Abstract Quality in Complementary and Alternative Medicine Papers: A Structural and Cross-Generic Analysis


In our increasingly busy world where researchers and academics are inundated by scholarly journals and, to a lesser extent, by books, efficient and effective literature searching is essential for the professional. It has indeed been established that physicians perceive periodicals, and, more specifically, scientific research articles, to be the most valuable and available source of information and their main channel for their on-going education and for distributing new knowledge worldwide (e.g. Leventhal 2011; Publishing Research Consortium 2011), but because of the tremendous growth in the number of periodicals published and the interdisciplinary nature of research, no professional can take the time to survey the literature.
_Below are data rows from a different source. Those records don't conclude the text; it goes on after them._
__global__ __launch_bounds__(1024) void k_long_plan(const Job* __restrict__ jobs, const uint64_t* __restrict__ nlong_p,
                                                    uint64_t* __restrict__ off, unsigned long long* __restrict__ run,
                                                    uint64_t arena_cap, uint64_t jobs_cap) {
    __shared__ uint32_t s_wave[17];
    __shared__ unsigned long long s_run;
    const uint64_t nlong = *nlong_p;
    if (threadIdx.x == 0) s_run = 0;
    __syncthreads();
    for (uint64_t b = 0; b < nlong; b += blockDim.x) {
        const uint64_t j = b + threadIdx.x;
        const uint32_t n = j < nlong ? jobs[j].n : 0u;
        uint32_t tot;
        const uint32_t ex = wg_exclusive_scan(n, s_wave, tot);
        const unsigned long long run_ = s_run;
        if (j < nlong) off[j] = run_ + ex;
        __syncthreads();
        if (threadIdx.x == 0) s_run = run_ + tot;
        __syncthreads();
    }
    if (threadIdx.x == 0) {
        const uint64_t total = s_run;
        off[nlong] = total;
        off[nlong + 1] = nlong;
        if (run) {
            uint64_t base = 0, jbase = 0;
            bool ok = true;
            if (nlong) {
                const unsigned long long want = atomicAdd(&run[RUN_LONG_WANT], (unsigned long long)total) + total;
                const unsigned long long wantj = atomicAdd(&run[RUN_LONG_WANTJ], (unsigned long long)nlong) + nlong;
                auto reserve = [&](unsigned long long* c, uint64_t n, uint64_t cap, uint64_t& at) {
                    unsigned long long cur = *(volatile unsigned long long*)c;
                    while (true) {
                        if (cur + n > cap) return false;
                        const unsigned long long seen = atomicCAS(c, cur, cur + n);
                        if (seen == cur) {
                            at = cur;
                            return true;
                        }
                        cur = seen;
                    }
                };
                ok = reserve(&run[RUN_LONG_CUR], total, arena_cap, base);
                ok = ok && reserve(&run[RUN_LONG_N], nlong, jobs_cap, jbase);
                if (!ok) {
                    atomicMax(&run[RUN_DEM_LONG], want);
                    atomicMax(&run[RUN_DEM_LJOBS], wantj);
                    atomicOr(&run[RUN_FLAGS], (unsigned long long)RUN_F_RERUN);
                }
            }
            off[nlong + 2] = base;
            off[nlong + 3] = jbase;
// ... 1766 lines not shown
    SKM_STAMP(6);
    {
        const uint32_t ntask = tstart[6];
        const uint32_t nbig = cstart[7] - cstart[6];
        const uint64_t bbase = *reinterpret_cast<const unsigned long long*>(L.wave + 44);
        const uint32_t wave = tid >> 6, nwaves = nt >> 6, lane = tid & 63u;
        uint64_t* slots = reinterpret_cast<uint64_t*>(L.lens32);
        uint64_t* slots_lo = const_cast<uint64_t*>(src_lo);
        (void)wave;
        (void)nwaves;
        for (;;) {
            uint32_t t = 0;
            if (lane == 0) t = atomicAdd(&ccnt[7], 1u);
            t = (uint32_t)__builtin_amdgcn_readfirstlane((int)t);
            if (t >= nbig + ntask) break;
            if (t < nbig) {
                const uint32_t g = L.big[cstart[6] + t];
                const uint32_t rep = L.glist[g];
                const uint32_t a = L.goff[rep];
                const uint32_t c = g + 1 < G ? L.goff[L.glist[g + 1]] - a : M - a;
                for (uint32_t u = lane; u < c; u += 64) {
                    const uint32_t j = L.order[a + u];
                    const uint64_t hj = L.hi[j], lj = L.lo[j];
                    slots[a + u] = ((hj & 0xFFFFull) << 48) | (lj >> 16);
                    slots_lo[a + u] = elem_len(hj, lj, A.glen);
                }
                const uint64_t q = bbase + t;
                if (lane == 0 && q < A.big_cap) {
                    A.big_desc[2 * q] = key_h43(hprefix, (L.hi[rep] >> 16) & REM_MASK, A.rem_bits, A.pshift) |
                                        ((uint64_t)c << KEY_BITS);
                    A.big_desc[2 * q + 1] = L.lens_sel + 2 * a;
                }
                continue;
            }
            const uint32_t ts = ntask - 1u - (t - nbig);
            uint32_t k = 0;
            while (k < 5 && ts >= tstart[k + 1]) ++k;
            const uint32_t per = 64u >> (k + 1);
            const uint32_t q0 = cstart[k] + (ts - tstart[k]) * per, qe = cstart[k + 1];
            switch (k) {
                case 0: seg_groups<2>(L, q0, qe, G, M, A, hprefix, jobinfo, fmean); break;
                case 1: seg_groups<4>(L, q0, qe, G, M, A, hprefix, jobinfo, fmean); break;
                case 2: seg_groups<8>(L, q0, qe, G, M, A, hprefix, jobinfo, fmean); break;
                case 3: seg_groups<16>(L, q0, qe, G, M, A, hprefix, jobinfo, fmean); break;
                case 4: seg_groups<32>(L, q0, qe, G, M, A, hprefix, jobinfo, fmean); break;
                default: seg_groups<64>(L, q0, qe, G, M, A, hprefix, jobinfo, fmean); break;
            }
        }
    }
    __syncthreads();
    SKM_STAMP(11);
    SKM_STAMP(7);
    constexpr uint32_t EMIT_PER = CAP / BPK_THREADS;
    unsigned long long* s_base = reinterpret_cast<unsigned long long*>(L.wave + 36);
    const uint32_t j0 = tid * EMIT_PER;
    uint32_t cnt = 0;
#pragma unroll
    for (uint32_t u = 0; u < EMIT_PER; ++u) {
        const uint32_t j = j0 + u;
        const uint32_t jb = j < n ? jobinfo[j] : 0u;
        cnt += ((jb & JOB_KEPT) ? 1u : 0u) | ((jb & JOB_COUNT_MASK) ? 0x10000u : 0u);
    }
    uint32_t tot;
    const uint32_t pos = wg_exclusive_scan1(cnt, L.wave, tot);
    unsigned long long rsv = 0;
    if (tid == 0 && (tot & 0xFFFFu)) rsv = atomicAdd(A.kept_ctr, (unsigned long long)(tot & 0xFFFFu));
    if (tid == 64 && (tot >> 16)) rsv = atomicAdd(&A.ctr[3], (unsigned long long)(tot >> 16));
    {
        uint32_t pk = pos & 0xFFFFu, pj = pos >> 16;
#pragma unroll
        for (uint32_t u = 0; u < EMIT_PER; ++u) {
            const uint32_t jb = j0 + u < n ? jobinfo[j0 + u] : 0u;
            if (!(jb & JOB_KEPT)) continue;
            L.slot[pk] = (uint16_t)(j0 + u);
            if (jb & JOB_COUNT_MASK) {
                L.order[pj++] = (uint16_t)(j0 + u);
                L.rank[j0 + u] = (uint16_t)pk;
            }
            ++pk;
        }
    }
    if (tid == 0 || tid == 64) s_base[tid >> 6] = rsv;
    __syncthreads();
    const uint32_t nkept = tot & 0xFFFFu, njob = tot >> 16;
    if (nkept) {
        const uint64_t ob = s_base[0];
#pragma unroll 1
        for (uint32_t t = tid; t < nkept; t += nt) {
            const uint32_t j = L.slot[t];
            const uint32_t jb = jobinfo[j];
            uint64_t lo;
            if (jb & JOB_COUNT_MASK) {
                const uint32_t fm = fmean[j];
                lo = kept_lo(fm & 0xFFFFu, fm >> 16, 0, 0);
            } else {
                lo = L.lo[j];
            }
            write_kept(A, ob + t, L.hi[j], lo);
        }
        const uint64_t jbase = njob ? s_base[1] : 0;
#pragma unroll 1
        for (uint32_t t = tid; t < njob; t += nt) {
            const uint32_t j = L.order[t];
            const uint32_t jb = jobinfo[j];
            Job jbr;
            jbr.lens_off = L.lens_sel + 2 * (jb >> 16);
            jbr.n = jb & JOB_COUNT_MASK;
            jbr.out_idx = (uint32_t)(ob + L.rank[j]);
            A.jobs[jbase + t] = jbr;
        }
    }
    __syncthreads();
    SKM_STAMP(8);
    return nkept;
}

struct SubMem {
    uint64_t hi[CAP];
    uint64_t lo[CAP];
    uint32_t tab[TAB];
    __align__(16) uint16_t slot[CAP];
    __align__(16) uint16_t rank[CAP];
    __align__(16) uint16_t goff[CAP];
    __align__(16) uint16_t glist[CAP];
    __align__(16) uint16_t order[CAP];
    __align__(16) uint16_t big[CAP / 2];
    __align__(16) uint32_t wave[48];
    uint32_t nbig;
    uint64_t tlast;
    uint32_t ccnt[24];
};

__device__ __forceinline__ SubLds sub_lds(SubMem& m) {
    SubLds L;
    L.ccnt = m.ccnt;
    L.tlast = &m.tlast;
    if (threadIdx.x == 0) m.tlast = __builtin_amdgcn_s_memtime();
    L.hi = m.hi;
    L.lo = m.lo;
    L.tab = m.tab;
    L.slot = m.slot;
    L.rank = m.rank;
    L.goff = m.goff;
    L.glist = m.glist;
    L.order = m.order;
    L.big = m.big;
    L.wave = m.wave;
    L.nbig = &m.nbig;
    L.lens32 = nullptr;
    L.lens_sel = 0;
    return L;
}

__global__ __launch_bounds__(BPK_THREADS, BPK_WAVES_EU) void k_bucket_process(BucketArgs A) {
    static_assert(CAP % BPK_THREADS == 0, "emit assigns CAP / BPK_THREADS elements per thread");
    __shared__ SubMem s_mem;
    __shared__ uint32_t s_sub[(1 << MAX_B2) + 1];
    if (A.skip && *A.skip) return;
    SubLds L = sub_lds(s_mem);

    const uint32_t bucket = blockIdx.x;
    if (bucket >= A.nbuckets) return;
    const uint64_t r0 = A.bstart[bucket], r1 = A.bstart[bucket + 1];
    const uint64_t n = r1 - r0;
    if (n == 0) return;
    const uint64_t hprefix = (uint64_t)(A.bucket_base + bucket) << A.rem_bits;
    if (A.prio == 1) __builtin_amdgcn_s_setprio(1);
    if (A.prio == 2) __builtin_amdgcn_s_setprio(2);
    if (A.prio >= 3) __builtin_amdgcn_s_setprio(3);

    const bool direct = n <= (uint64_t)CAP && A.nsrc == 1;
    uint32_t nsub = 1;
    if (!direct) {
        const uint32_t* tab = A.sub_tab + (uint64_t)bucket * SUB_TAB;
        nsub = tab[0];
        for (uint32_t d = threadIdx.x; d <= nsub; d += blockDim.x) s_sub[d] = tab[1 + d];
        __syncthreads();
        SKM_STAMP(9);
    }
    struct Batch {
        uint32_t a, cnt;
    };
    auto next_batch = [&](uint32_t& d) -> Batch {
        if (direct) {
            if (d >= 1) return Batch{0, 0};
            d = 1;
            return Batch{0, (uint32_t)n};
        }
        while (d < nsub) {
            const uint32_t a = s_sub[d];
            if (s_sub[d + 1] - a == 0 || s_sub[d + 1] - a > (uint32_t)CAP) {
                ++d;
                continue;
            }
            uint32_t d2 = d + 1;
            while (d2 < nsub && s_sub[d2 + 1] - a <= (uint32_t)CAP) ++d2;
            d = d2;
            return Batch{a, s_sub[d2] - a};
        }
        return Batch{0, 0};
    };
    const uint64_t* base_hi = direct ? A.recs_hi + r0 : A.tmp_hi + r0;
    const uint64_t* base_lo = direct ? A.recs_lo + r0 : A.tmp_lo + r0;
    const uint64_t sel = direct ? LENS_IN_RECS : LENS_IN_TMP;
    uint32_t d = 0;
    for (Batch cur = next_batch(d); cur.cnt; cur = next_batch(d)) {
        L.lens_sel = (sel << LENS_SEL_SHIFT) | (2 * (r0 + cur.a));
        L.lens32 = reinterpret_cast<uint32_t*>(const_cast<uint64_t*>(base_hi + cur.a));
        process_sub(base_hi + cur.a, base_lo + cur.a, cur.cnt, A, hprefix, L);
        __syncthreads();
        SKM_STAMP(10);
    }
}

struct BigOut {
    uint64_t h43;
    uint64_t lens_off;
    uint32_t n;
    uint16_t avg, func, mean, pad0;
    uint32_t pad1;
};
static_assert(sizeof(BigOut) == 32, "BigOut layout");

struct BigArgs {
    const uint64_t* desc;
    const unsigned long long* ndesc;
    uint32_t cap;
    const uint64_t* recs_hi;
    const uint64_t* tmp_hi;
    const uint64_t* recs_lo;
    const uint64_t* tmp_lo;
    uint32_t* flags;
    BigOut* out;
};

template <int E>
__device__ __forceinline__ uint32_t ballot_count(const bool (&p)[E]) {
    uint32_t n = 0;
#pragma unroll
    for (int e = 0; e < E; ++e) n += (uint32_t)__popcll(__ballot(p[e]));
    return n;
}

template <int E, int D>
__device__ __forceinline__ void bitonic_cross(uint64_t (&ky)[E], bool take_min) {
#pragma unroll
    for (int e = 0; e < E; ++e) {
        const uint64_t o = xshfl64<D>(ky[e]);
        ky[e] = take_min ? (o < ky[e] ? o : ky[e]) : (o > ky[e] ? o : ky[e]);
    }
}

template <int E>
__device__ __forceinline__ void big_group(const BigArgs& B, uint64_t g, uint64_t* mem, const uint64_t* mlen,
                                          uint32_t c, uint64_t h43, uint64_t lens_off) {
    const uint32_t lane = threadIdx.x & 63u;
    uint32_t fo[E];
    uint64_t ky[E];
#pragma unroll
    for (int e = 0; e < E; ++e) {
        const uint32_t t = lane * E + (uint32_t)e;
        fo[e] = 0xFFFFFFFFu;
        ky[e] = ~0ull;
        if (t < c) {
            const uint64_t v = mem[t];
            const uint32_t len = (uint32_t)mlen[t];
            const uint32_t i = (uint32_t)v & ((1u << ELEM_I_BITS) - 1u);
            fo[e] = ((uint32_t)(v >> 48) << 16) | ((len - i) & 0xFFFFu);
            ky[e] = (v << 16) | t;
        }
    }
    uint32_t cand = 0xFFFFFFFFu, cc = 0;
#pragma unroll
    for (int e = 0; e < E; ++e) {
        if (fo[e] != 0xFFFFFFFFu) {
            const uint32_t f = fo[e] >> 16;
            if (cc == 0) {
                cand = f;
                cc = 1;
            } else if (f == cand) {
                ++cc;
            } else {
                --cc;
            }
        }
    }
    bm_combine(cand, cc);
    bool p[E];
#pragma unroll
    for (int e = 0; e < E; ++e) p[e] = (fo[e] >> 16) == cand;
    const uint32_t nb = ballot_count<E>(p);
    BigOut o;
    o.h43 = h43;
    o.lens_off = lens_off;
    o.n = 0;
    o.avg = o.func = o.mean = 0;
    o.pad0 = 0;
    o.pad1 = 0;
    if ((float)nb < float(c) * 0.8f) {
        if (lane == 0) B.out[g] = o;
        return;
    }
    constexpr int MC = E < 8 ? E : 8;
#pragma unroll
    for (int e0 = 0; e0 < E; e0 += MC) {
        uint32_t ms[MC];
#pragma unroll
        for (int u = 0; u < MC; ++u)
            ms[u] = fo[e0 + u] != 0xFFFFFFFFu ? (uint32_t)(ky[e0 + u] >> (16 + ELEM_I_BITS)) : 0xFFFFFFFFu;
        if constexpr (E > 16) {
            Seq8 q;
#pragma unroll
            for (int u = 0; u < 8; ++u) q.s[u] = ms[u];
            mark_seqs8(B.flags, q);
        } else {
            mark_seqs<MC>(B.flags, ms);
        }
    }
    uint32_t sum = 0;
#pragma unroll
    for (int e = 0; e < E; ++e) {
        if (fo[e] != 0xFFFFFFFFu && p[e]) sum += (uint32_t)mlen[ky[e] & 0xFFFFu];
        if (!p[e]) ky[e] = ~0ull;
    }
    sum = wave_sum(sum);
    uint32_t k = c / 2, pre = 0;
#pragma unroll 1
    for (int b = 15; b >= 0; --b) {
#pragma unroll
        for (int e = 0; e < E; ++e) {
            const uint32_t v = fo[e] == 0xFFFFFFFFu ? 0x10000u : (fo[e] & 0xFFFFu);
            p[e] = ((v >> b) ^ (pre >> b)) == 0u;
        }
        const uint32_t n0 = ballot_count<E>(p);
        if (k >= n0) {
            k -= n0;
            pre |= 1u << b;
        }
    }
#pragma unroll 1
    for (uint32_t kk = 2; kk <= 64u * E; kk <<= 1) {
        const bool asc_lane = ((lane * (uint32_t)E) & kk) == 0;
#pragma unroll 1
        for (uint32_t jj = kk >> 1; jj >= (uint32_t)E; jj >>= 1) {
            const uint32_t d = jj / (uint32_t)E;
            const bool take_min = ((lane & d) == 0) == asc_lane;
            switch (d) {
                case 1: bitonic_cross<E, 1>(ky, take_min); break;
                case 2: bitonic_cross<E, 2>(ky, take_min); break;
                case 4: bitonic_cross<E, 4>(ky, take_min); break;
                case 8: bitonic_cross<E, 8>(ky, take_min); break;
                case 16: bitonic_cross<E, 16>(ky, take_min); break;
                default: bitonic_cross<E, 32>(ky, take_min); break;
            }
        }
#pragma unroll
        for (int jj = E / 2; jj > 0; jj >>= 1) {
            if ((uint32_t)jj < kk) {
#pragma unroll
                for (int e = 0; e < E; ++e) {
                    const int l = e ^ jj;
                    if (l > e) {
                        const bool asc = (((lane * (uint32_t)E) + (uint32_t)e) & kk) == 0;
                        const uint64_t x = ky[e], y = ky[l];
                        const bool sw = asc ? (y < x) : (x < y);
                        ky[e] = sw ? y : x;
                        ky[l] = sw ? x : y;
                    }
                }
            }
        }
    }
    uint32_t* lens = reinterpret_cast<uint32_t*>(mem);
#pragma unroll
    for (int e = 0; e < E; ++e) {
        const uint32_t t = lane * E + (uint32_t)e;
        if (t < nb) lens[nb - 1 - t] = (uint32_t)mlen[ky[e] & 0xFFFFu];
    }
    o.n = nb;
    o.avg = (uint16_t)pre;
    o.func = (uint16_t)cand;
    o.mean = d2u16((double)(uint16_t)sum / (double)nb);
    if (lane == 0) B.out[g] = o;
}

More than twenty years ago, the Louis Harris poll (1987) carried out for the New York Academy of Medicine and the Williamson et al. survey (1989) both concluded that journal literature was seen as having an “unmanageable” size. This assertion is all the more true today when, worldwide, the number of scientific journals and published papers is increasing, thanks in large part to the rise of electronic publishing (Science Daily 2008). It is estimated that 2.5 million articles are published yearly in the planet’s 25,000 peer-reviewed research journals across all scholarly and scientific fields (Harnad 2011), representing a 44% increase in the number of papers published over the past decade (van...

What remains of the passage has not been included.